Closed grst closed 7 months ago
@felixpetschko, since francesca mentioned you have been playing around with metrics as well, maybe this is something you would find interesting. The TCRdist metric is more relevant than levenshtein distance in practice. It's somewhat comparable to the alignment distance that Tobias has been working on, but might be even faster because it simplifies the alignment problem.
First step would be to get the code from nb_metrics.py
to work inside scirpy. As a next step it would be interesting if this works on GPU using numba's GPU features (or any other framework - as you like).
I'll provide feedback on the clonotype clustering later -- which is also still the priority right now. If we can't speed that up, speeding up the distance metrics is in vain.
Hi @grst Is anyone working on implementing this at the moment. If not, I would be interested in having a crack at it.
I think @felixpetschko has this on his list -- Felix, is that still the plan?

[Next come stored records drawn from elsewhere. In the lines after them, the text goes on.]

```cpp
template <class T, int R>
__device__ __forceinline__ void hpass(const double *__restrict__ p, const double (&wall)[T::RMAX + 1],
                                      double (&g)[T::K]) {
    constexpr int K = T::K, KC = Chunk<T::K, R>::KC;
    double w[R + 1];
#pragma unroll
    for (int j = 0; j <= R; ++j) w[j] = wall[j];
#pragma unroll
    for (int h = 0; h < K / KC; ++h) {
        double t[KC];
        fir_chunk<KC, R, 0, T::FMA>(p + h * KC, w, t);
#pragma unroll
        for (int k = 0; k < KC; ++k) g[h * KC + k] = t[k];
    }
}

}
```

### mustache_amd/csrc/mst_scale_space.hip

```cpp
#include <algorithm>
#include <climits>
#include <cmath>
#include <cstdlib>
#include <cstring>
#include <vector>
#include "mst_common.h"

#include "mst_fir.h"

namespace {

__device__ __forceinline__ double dmax(double a, double b) { return __builtin_fmax(a, b); }

__device__ __forceinline__ double lane_prev(double x) {
    const int lo = __builtin_amdgcn_update_dpp(0, __double2loint(x), 0x138, 0xf, 0xf, true);
    const int hi = __builtin_amdgcn_update_dpp(0, __double2hiint(x), 0x138, 0xf, 0xf, true);
    return __hiloint2double(hi, lo);
}
__device__ __forceinline__ double lane_next(double x) {
    const int lo = __builtin_amdgcn_update_dpp(0, __double2loint(x), 0x130, 0xf, 0xf, true);
    const int hi = __builtin_amdgcn_update_dpp(0, __double2hiint(x), 0x130, 0xf, 0xf, true);
    return __hiloint2double(hi, lo);
}

template <int CTRL, int ROW_MASK>
__device__ __forceinline__ double dpp_fetch(double x) {
    const int lo = __builtin_amdgcn_mov_dpp(__double2loint(x), CTRL, ROW_MASK, 0xf, true);
    const int hi = __builtin_amdgcn_mov_dpp(__double2hiint(x), CTRL, ROW_MASK, 0xf, true);
    return __hiloint2double(hi, lo);
}
__device__ __forceinline__ void wave_reduce_min_sum(double &mn, double &sm) {
#define MST_STEP(CTRL, MASK)                                           \
    {                                                                  \
        const double a_ = dpp_fetch<CTRL, MASK>(mn);                   \
        const double b_ = dpp_fetch<CTRL, MASK>(sm);                   \
        mn = a_ < mn ? a_ : mn;                                        \
        sm = sm + b_;                                                  \
    }
    MST_STEP(0x111, 0xf)
    MST_STEP(0x112, 0xf)
    MST_STEP(0x114, 0xf)
    MST_STEP(0x118, 0xf)
    MST_STEP(0x142, 0xa)
    MST_STEP(0x143, 0xc)
#undef MST_STEP
}

template <class T, int R>
__device__ __forceinline__ void blur_level(const double *ct, double *vb, const double (&w)[T::RMAX + 1], int tid,
                                           const double *vsrc, double *vdst, const double *hsrc, double (&g)[T::K],
                                           int variant, unsigned long long *tr MST_INJECT_ARG) {
    vpass<T, R>(ct, vb, w, tid, vsrc, vdst, variant MST_INJECT_PASS);
    MST_STAMP(tr, 1)
    __syncthreads();
    MST_STAMP(tr, 2)
    if (MST_VARIANT(32)) {
#pragma unroll
        for (int k = 0; k < T::K; ++k) g[k] = 0.0;
        return;
    }
    hpass<T, R>(hsrc, w, g);
    MST_STAMP(tr, 3)
}

template <class T>
__device__ __forceinline__ void blur_dispatch(int r, const double *ct, double *vb, const double (&wg)[T::RMAX + 1],
                                              int tid, const double *vsrc, double *vdst, const double *hsrc,
                                              double (&g)[T::K], int variant, unsigned long long *tr MST_INJECT_ARG) {
#define MST_CASE(R_)                                                  \
    case R_:                                                          \
        if constexpr (R_ <= T::RMAX) blur_level<T, R_>(ct, vb, wg, tid, vsrc, vdst, hsrc, g, variant, tr MST_INJECT_PASS); \
        break;
    switch (r) {
        MST_CASE(1) MST_CASE(2) MST_CASE(3) MST_CASE(4) MST_CASE(5) MST_CASE(6) MST_CASE(7)
        MST_CASE(8) MST_CASE(9) MST_CASE(10) MST_CASE(11) MST_CASE(12) MST_CASE(13) MST_CASE(14)
        MST_CASE(15) MST_CASE(16) MST_CASE(17) MST_CASE(18) MST_CASE(19) MST_CASE(20) MST_CASE(21)
        MST_CASE(22) MST_CASE(23) MST_CASE(24) MST_CASE(25) MST_CASE(26) MST_CASE(27) MST_CASE(28)
        default: break;
    }
#undef MST_CASE
}

struct BandSrc {
    const double *band;
    int64_t n;
    int dpx;
    const int64_t *starts;
    uint32_t *nz_count;
    const double *band2;
    int split;
};

struct WorkItem {
    int32_t y0, x0, b, delta2;
};

struct KernArgs {
    const double *c;
    const uint8_t *nz;
    BandSrc src;
    int CH;
    const DevLevels *lv;
    mst_found *found;
    uint32_t found_cap;
    uint32_t *found_count;
    double *partial;
    const WorkItem *items;
    int n_items, n_tested, skip_empty, variant;
    unsigned long long *trace;
};
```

@grst @ShihanL Yes, I am working on this :)
Closed in #502.
This is in the main
branch and will be part of the next release.
@ShihanL, if you want to give it a try already, you can install the development version using
pip install git+https://github.com/scverse/scirpy.git@main
Another option towards #304.
TCRdist3, or rather its dependency pwseqdist (MIT licensed) comes with a numba-implementation of TCRdist3 distance metrics: https://github.com/agartland/pwseqdist/blob/master/pwseqdist/nb_metrics.py
It would be easy to convert this into a
DistanceCalculator
. Allegedly this is faster than using parasail, and it seems it's less complex than using a full sequence alignment, for instance, there are no affine gap penalties.Maybe this could even be ported to make use of numba's CUDA kernels to run on GPU.